Now my understanding is that the if() would work in both cases of pFoo
being NULL or pFoo being all-zeros, is that correct? If so, then using a
boolean variable to store the value of a pointer would seem like a Bad
Idea.

Am I the only one not understanding this?

p.s. I'm not familiar with the term SESE, and neither is my acronym
dictionary at
http://www.ucc.ie/cgi-bin/uncgi/acronym
What does it mean, and does anyone have a better acronym dictionary?

p.p.s. Please, please, please don't reply that NULL does not have to be
all-zeros...

 

[Michael Mair]

p.s. I'm not familiar with the term SESE, and neither is my acronym
dictionary at
http://www.ucc.ie/cgi-bin/uncgi/acronym
What does it mean, and does anyone have a better acronym dictionary?

Single entry, single exit, thus a Boolean to capture the success.

Gotta run
-Michael

 

[Netocrat]

I still have a question as to whether an automatic pointer (in a
function, initialized by the compiler) is set to all-bits-zero or to the
address of NULL (void *(0)).

Neither - automatic variables are not initialised by the compiler. But
when a static global pointer variable is initialised, the compiler sets it
to NULL, not all-bits-zero (unless that also happens to be the
representation of NULL).

Better than referring to NULL as an "address" (it doesn't actually refer
to any valid memory location) is to term it a "representation".

[...]

NULL is a pointer to a zero in memory at 0x11112222. My function has a
pointer that gets initialized automagically. I don't know whether it
gets init'ed to NULL (0x11112222) or all-zeros (0x00000000). What does
The Standard say?

To repeat: NULL (0x11112222).

Minor quibble with your phrasing: "a pointer to a zero in memory at" would
be better written "represented by the bit-pattern of the number"

Now, if the automatic pointer is actually init'ed to NULL, then there is
no problem that I can see.

Good, that makes (at least) two of us.

[...]

 

[Peter Nilsson]

There's an entire chapter of the FAQ dedicated to this stuff people!

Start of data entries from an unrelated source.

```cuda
namespace sb
{
    struct CudaError : std::runtime_error
    {
        using std::runtime_error::runtime_error;
    };
    void cuda_check(cudaError_t e, const char *what);

    struct BehzDev;

    struct SecretKey
    {
        struct Context *ctx = nullptr;
        u64 *d_pow = nullptr;
        size_t powers = 0;
    };

    struct PublicKey
    {
        struct Context *ctx = nullptr;
        u64 *d_key = nullptr;
    };

    struct KSwitchKey
    {
        struct Context *ctx = nullptr;
        u64 *d_key = nullptr;
        uint32_t *d_key32 = nullptr;
        size_t digits = 0;
    };

    struct IoArena
    {
        bool ready = false;
        cudaStream_t s_in = nullptr, s_comp = nullptr, s_out = nullptr;
        cudaEvent_t ev_in[2] = {}, ev_comp[2] = {}, ev_out[2] = {};
        u64 *buf[2][3] = {};
        size_t cap[2][3] = {};
        struct Lane
        {
            void *pin[2] = {};
            size_t cap = 0;
            cudaEvent_t ev[2] = {}, order = nullptr;
            cudaStream_t st = nullptr;
            std::mutex mu;
        } lane[2];
    };

    struct Context
    {
        int scheme = 0, device = 0, logn = 0;
        bool fast_q = true;
        size_t n = 0, k = 0;
        u64 t = 0;
        std::vector<u64> q;
        std::vector<sbh::PrimeTables> tabs;
        std::vector<u64> aux;
        std::vector<Tw *> d_fwd, d_inv;
        PrimeDev *d_primes = nullptr;
        size_t nprimes = 0;
        Tw *d_invq = nullptr;
        Tw *d_qmod = nullptr;
        u64 t_ratio = 0;
        std::vector<u64> inv_q_mod_t;
        struct DecryptLevel
        {
            void *d_consts = nullptr;
            u64 neg_inv_q_mod_t = 0, neg_inv_q_mod_g = 0, q_mod_t = 0;
        };
        std::map<size_t, DecryptLevel> decrypt_levels;
        int t_pid = -1;
        uint32_t *d_batch_inv_map = nullptr;
        struct PlainLevel
        {
            Tw *d_delta = nullptr;
            u64 q_mod_t = 0;
        };
        std::map<size_t, PlainLevel> plain_levels;
        struct CkksEncoder
        {
            bool ready = false;
            void *d_roots = nullptr, *d_inv_roots = nullptr;
            uint32_t *d_map = nullptr;
            void *d_stat = nullptr;
        } ckks;
        struct CkksLevel
        {
            int total_bits = 0;
            u64 *d_big = nullptr;
            Tw *d_invp = nullptr;
        };
        std::map<size_t, CkksLevel> ckks_levels;
        u64 *d_t_mod_q = nullptr;
        u64 t_ratio_lo = 0, t_ratio_hi = 0;
        std::vector<std::array<u64, 4>> parms_ids;
        std::map<uint32_t, uint32_t *> galois_tables;
        std::map<size_t, std::shared_ptr<BehzDev>> behz;
        void *scratch = nullptr;
        int *d_flag = nullptr;
        void *aux_buf = nullptr;
        size_t aux_bytes = 0;
        size_t scratch_used = 0, aux_used = 0;
        size_t scratch_bytes = 0, table_bytes = 0, scratch_budget = size_t(8) << 30;
        size_t ks_chunk_max = 0;
        size_t host_stage_bytes = size_t(640) << 20;
        LaunchStats stats;
        KsInt ksint;
        int ks_algo = 1;
        size_t ks_min_digits = 6;
        bool ksint_on(size_t L) const { return ksint.ready && (ks_algo == 2 || (ks_algo == 1 && L >= ks_min_digits)); }
        IoArena io;
        std::mutex mu;
        cudaEvent_t order_event = nullptr;
        cudaStream_t order_stream = nullptr;
        bool order_valid = false;

        ~Context();
        void *ensure_scratch(size_t bytes);
        void *ensure_aux(size_t bytes);
        void wipe_scratch(cudaStream_t st);
        void wipe_aux(cudaStream_t st);
        const uint32_t *galois_table(uint32_t elt);
        size_t prime_id_aux(size_t aux_index) const { return k + aux_index; }
    };

    std::unique_ptr<Context> make_context(int scheme, size_t n, const u64 *moduli, size_t k, u64 t, int device);

    void op_ntt(Context &c, bool inverse, size_t L, size_t size, size_t batch, u64 *d, cudaStream_t st);
    void op_linear(Context &c, int mode, size_t L, size_t size, size_t batch, const u64 *a, const u64 *b, u64 *out, cudaStream_t st);
    void op_multiply_plain(Context &c, size_t L, size_t size, size_t batch, const u64 *a, const u64 *plain, u64 *out, cudaStream_t st);
    void secret_key_create(Context &c, const u64 *h_sk, SecretKey &out);
    void op_decrypt(Context &c, SecretKey &sk, size_t L, size_t size, size_t batch, const u64 *ct, const u64 *h_cf, u64 *plain, cudaStream_t st);
    void op_batch_encode(Context &c, size_t batch, const u64 *values, u64 *plain, cudaStream_t st);
    void op_batch_decode(Context &c, size_t batch, const u64 *plain, u64 *values, cudaStream_t st);
    void op_plain_to_ntt(Context &c, size_t L, size_t batch, const u64 *plain, const u64 *h_cf, u64 *out, cudaStream_t st);
    void op_multiply_plain_coeff(Context &c, size_t L, size_t size, size_t batch, bool ct_ntt, const u64 *ct, const u64 *plain, u64 *out,
                                 cudaStream_t st);
    void op_add_plain_coeff(Context &c, size_t L, size_t size, size_t batch, bool subtract, const u64 *ct, const u64 *plain, const u64 *h_cf,
                            u64 *out, cudaStream_t st);
    void op_ckks_multiply(Context &c, size_t L, size_t batch, const u64 *a, const u64 *b, u64 *out3, cudaStream_t st);
    void op_bfv_multiply(Context &c, size_t L, size_t batch, const u64 *a, const u64 *b, u64 *out3, cudaStream_t st);
    void op_ckks_multiply(Context &c, size_t L, size_t s1, size_t s2, size_t batch, const u64 *a, const u64 *b, u64 *out, cudaStream_t st);
    void op_bfv_multiply(Context &c, size_t L, size_t s1, size_t s2, size_t batch, const u64 *a, const u64 *b, u64 *out, cudaStream_t st);
    void check_sizes(size_t s1, size_t s2);
    void launch_tensor_general(Context &c, const u64 *xa, long long xa_bs, const u64 *xb, long long xb_bs, u64 *out, const int *pid_tab,
                               size_t nb, size_t s1, size_t s2, size_t B, cudaStream_t st);
    void op_relinearize(Context &c, size_t L, size_t batch, const u64 *in3, const KSwitchKey &key, u64 *out2, cudaStream_t st);
    void op_multiply_relinearize(Context &c, size_t L, size_t batch, const u64 *a, const u64 *b, const KSwitchKey &key,
                                 u64 *out2, cudaStream_t st);
    void op_rescale(Context &c, size_t L, size_t polys, const u64 *in, u64 *out, cudaStream_t st);
    void op_mod_switch(Context &c, size_t L, size_t polys, const u64 *in, u64 *out, cudaStream_t st);
    void op_relinearize_sized(Context &c, size_t L, size_t size, size_t batch, const u64 *in, const KSwitchKey &key, u64 *out, cudaStream_t st);
    void op_apply_galois(Context &c, size_t L, size_t batch, const u64 *in2, uint32_t elt, const KSwitchKey &key, u64 *out2,
                         cudaStream_t st);
    size_t keyswitch_chunk(const Context &c, size_t L, size_t batch, bool fused);
    double selftest_rate(Context &c, int kind, cudaStream_t st);
    void op_expand_seeded(Context &c, size_t L, size_t B, const u64 *h_seeds, const long long *h_dst_off, u64 *d_out, cudaStream_t st);
    void op_encrypt_zero_symmetric(Context &c, const SecretKey &sk, size_t L, size_t B, const u64 *h_boot_seeds, bool save_seed, u64 *d_out,
                                   u64 *h_public_seeds, cudaStream_t st);
    void public_key_create(Context &c, const u64 *h_pk, PublicKey &out);
    void op_encrypt_zero_asymmetric(Context &c, const PublicKey &pk, size_t L, size_t B, const u64 *h_seeds, u64 *d_out, cudaStream_t st);
    void op_ckks_encode(Context &c, size_t L, size_t B, const double *values, size_t count, bool is_complex, double scale, u64 *plain,
                        cudaStream_t st);
    void op_ckks_decode(Context &c, size_t L, size_t B, const u64 *plain, double scale, double *values, cudaStream_t st);
    const sbh::BehzLevel &behz_host(Context &c, size_t L);
    bool op_residues_in_range(Context &c, size_t L, size_t rows, const u64 *d, cudaStream_t st);
}
```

Neither - automatic variables are not initialised by the compiler. But
when a static global pointer variable is initialised, the compiler sets
it to NULL,

The initial value of an uninitialised static duration pointer is a null
pointer.

not all-bits-zero (unless that also happens to be the
representation of NULL).

NULL does not have a representation, it's a macro which expands to an
implementation defined null pointer constant. It may even expand to
something like __null.

Better than referring to NULL as an "address" (it doesn't actually refer
to any valid memory location) is to term it a "representation".

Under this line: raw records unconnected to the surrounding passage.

template <typename T, typename OutT, int TC, int WC, int WP>
__global__ void __launch_bounds__(256) conv_igemm_kernel(const ConvArgs p) {
  constexpr int CH = 16 / (int)sizeof(T);
  constexpr int BC = WC * TC * 16;
  constexpr int BP = WP * 64;
  constexpr int NT = 256;
  static_assert(WC * WP == 4, "4 waves per block");
  constexpr int NPR = BP / 64;
  constexpr int NWR = (BC * 4 + NT - 1) / NT;
  constexpr int WSWZ_BIT = (TC == 4) ? 5 : (TC == 2) ? 4 : 3;
  __shared__ uint4 lds[2][(BC + BP) * 4];

  const int tid = threadIdx.x, lane = tid & 63, wave = tid >> 6;
  const int wc = wave / WP, wp = wave % WP;
  const int cid = tid & 3;

  int pad_y = p.pad, pad_x = p.pad, oy_off = 0, ox_off = 0, osc = 1;
  const T* wgt = reinterpret_cast<const T*>(p.wgt);
  const int phase = blockIdx.z / p.splitk, split = blockIdx.z - phase * p.splitk;
  if (p.deconv) {
// ... 40 lines not shown
        const T* src = in + (pbase[q] + (size_t)iy * p.W + ix) * p.in_cs + p.in_c0 + cc * CH;
        v = *reinterpret_cast<const uint4*>(src);
      }
      rp[q] = v;
    }
#pragma unroll
    for (int q = 0; q < NWR; ++q) {
      const int e = tid + NT * q;
      uint4 v = make_uint4(0, 0, 0, 0);
      if (e < BC * 4) {
        const T* src = wgt + (size_t)(c0 + (e >> 2)) * wrow_elems + ((size_t)kt * 4 + cid) * CH;
        v = *reinterpret_cast<const uint4*>(src);
      }
      rw[q] = v;
    }
  };
  auto advance = [&]() {
    cc += 4;
    while (cc >= p.cin_chunks) {
      cc -= p.cin_chunks;
      if (++kx == p.KW) { kx = 0; ++ky; }
    }
  };
  auto store_step = [&](int buf) {
#pragma unroll
    for (int q = 0; q < NWR; ++q) {
      const int e = tid + NT * q;
      if (e < BC * 4) {
        const int row = e >> 2;
        lds[buf][row * 4 + (cid ^ (((row >> WSWZ_BIT) & 1) * 3))] = rw[q];
      }
    }
#pragma unroll
    for (int q = 0; q < NPR; ++q) {
      const int row = (tid >> 2) + 64 * q;
      lds[buf][(BC + row) * 4 + (cid ^ (((row >> 3) & 1) * 3))] = rp[q];
    }
  };

  const int fi = lane & 15, fchunk = (lane >> 4) ^ (((fi >> 3) & 1) * 3);
  int a_off[TC], b_off[4];
#pragma unroll
  for (int t = 0; t < TC; ++t)
    a_off[t] = (wc * TC * 16 + (fi >> 2) * (TC * 4) + t * 4 + (fi & 3)) * 4 + fchunk;
#pragma unroll
  for (int pt = 0; pt < 4; ++pt) b_off[pt] = (BC + wp * 64 + pt * 16 + fi) * 4 + fchunk;

  f32x4 acc[TC][4];
#pragma unroll
  for (int t = 0; t < TC; ++t)
#pragma unroll
    for (int pt = 0; pt < 4; ++pt) acc[t][pt] = f32x4{0.f, 0.f, 0.f, 0.f};

  load_step(kt0);
  store_step(0);
  __syncthreads();

  for (int kt = kt0; kt < kt1; ++kt) {
    const int buf = (kt - kt0) & 1;
    const bool more = kt + 1 < kt1;
    if (more) {
      advance();
      load_step(kt + 1);
    }
    uint4 fa[TC], fb[4];
#pragma unroll
    for (int t = 0; t < TC; ++t) fa[t] = lds[buf][a_off[t]];
#pragma unroll
    for (int pt = 0; pt < 4; ++pt) fb[pt] = lds[buf][b_off[pt]];
    if constexpr (sizeof(T) == 2) {
#pragma unroll
      for (int t = 0; t < TC; ++t)
#pragma unroll
        for (int pt = 0; pt < 4; ++pt)
          acc[t][pt] = mfma_16x16x32<T>(fa[t], fb[pt], acc[t][pt]);
    } else {
#pragma unroll
      for (int j = 0; j < 4; ++j)
#pragma unroll
        for (int t = 0; t < TC; ++t)
#pragma unroll
          for (int pt = 0; pt < 4; ++pt)
            acc[t][pt] = __builtin_amdgcn_mfma_f32_16x16x4f32(__builtin_bit_cast(f32x4, fa[t])[j],
                                                             __builtin_bit_cast(f32x4, fb[pt])[j], acc[t][pt], 0, 0, 0);
    }
    if (more) store_step(buf ^ 1);
    __syncthreads();
  }

  OutT* out = reinterpret_cast<OutT*>(p.out);
  const int cout_base = c0 + wc * TC * 16 + (lane >> 4) * (TC * 4);
  if (p.splitk > 1) {
    float* slab = p.ws + (size_t)split * p.N * p.out_H * p.out_W * p.ws_cs;
#pragma unroll
    for (int pt = 0; pt < 4; ++pt) {
      const int m = m0 + wp * 64 + pt * 16 + fi;
      if (m >= p.M) continue;
      const int n = m / (p.OH * p.OW);
      const int rem = m - n * (p.OH * p.OW);
      const int oy = rem / p.OW, ox = rem - oy * p.OW;
      float* po = slab + (((size_t)n * p.out_H + (oy * osc + oy_off)) * p.out_W + (ox * osc + ox_off)) * p.ws_cs;
#pragma unroll
      for (int t = 0; t < TC; ++t) {
        const int co = cout_base + t * 4;
        if (co < p.ws_cs)
          *reinterpret_cast<float4*>(po + co) =
              make_float4(acc[t][pt][0], acc[t][pt][1], acc[t][pt][2], acc[t][pt][3]);
      }
    }
    return;
  }
  float bias[TC][4];
#pragma unroll
  for (int t = 0; t < TC; ++t)
#pragma unroll
    for (int r = 0; r < 4; ++r) {
      const int co = cout_base + t * 4 + r;
      bias[t][r] = (p.bias != nullptr && co < p.Cout) ? p.bias[co] : 0.f;
    }
#pragma unroll
  for (int pt = 0; pt < 4; ++pt) {
    const int m = m0 + wp * 64 + pt * 16 + fi;
    if (m >= p.M) continue;
    const int n = m / (p.OH * p.OW);
    const int rem = m - n * (p.OH * p.OW);
    const int oy = rem / p.OW, ox = rem - oy * p.OW;
    OutT* po = out + (((size_t)n * p.out_H + (oy * osc + oy_off)) * p.out_W + (ox * osc + ox_off)) * p.out_cs +
               p.out_c0;
#pragma unroll
    for (int t = 0; t < TC; ++t) {
      float v[4];
      const int co = cout_base + t * 4;
#pragma unroll
      for (int r = 0; r < 4; ++r) {
        float x = acc[t][pt][r] * p.out_scale + bias[t][r];
        if constexpr (sizeof(OutT) == 4) {
          if (p.accum && co + r < p.Cout) x += load_elem<OutT>(po + co + r);
          if (co + r < p.Cout) x = act_grad<OutT>(p, out, po + co + r, co + r, x);
        }
        if (p.act == FN2_ACT_LEAKY) x = leaky(x);
        v[r] = x;
      }
      if (p.vec_ok && co + 3 < p.Cout) {
        store4<OutT>(po + co, v[0], v[1], v[2], v[3]);
      } else {
#pragma unroll
        for (int r = 0; r < 4; ++r)
          if (co + r < p.Cout) store_elem<OutT>(po + co + r, v[r]);
      }
    }
  }
}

IMO, it's better to talk about null pointers and null pointer
constants.
NULL and 0 (et al) are syntactic symbolism.

But, when talking about null pointers, it's worth remembering that
there
may be more than one representation, although they will compare equal.

 

[Netocrat]

Netocrat wrote:

IMO, it's better to talk about null pointers and null pointer constants.
NULL and 0 (et al) are syntactic symbolism.

Yes, that's even better.

But, when talking about null pointers, it's worth remembering that there
may be more than one representation, although they will compare equal.

Point taken.

 

[Richard Bos]

Single entry, single exit,

This is correct, but...

thus a Boolean to capture the success.

....this doesn't follow. The single exit can easily be an int, or a
pointer. Or even a struct, though that is, of course, cheating. WHat
Mabden described is even more strict than a normal SESE policy.

Richard

 

[Mabden]

Yes, that's even better.
equal.

Point taken.

OMFG! I can't believe you guys. In post post script I specifically asked
not to go there.

"p.p.s. Please, please, please don't reply that NULL does not have to be
all-zeros..."

I am NOT talking about NULL, where NULL resides, or any other topic
about NULL or null or _null or anything like that. Did you look at the
code - no references to null.

One question is what are automatic variables in a function (not static)
initialized to according to the Standard?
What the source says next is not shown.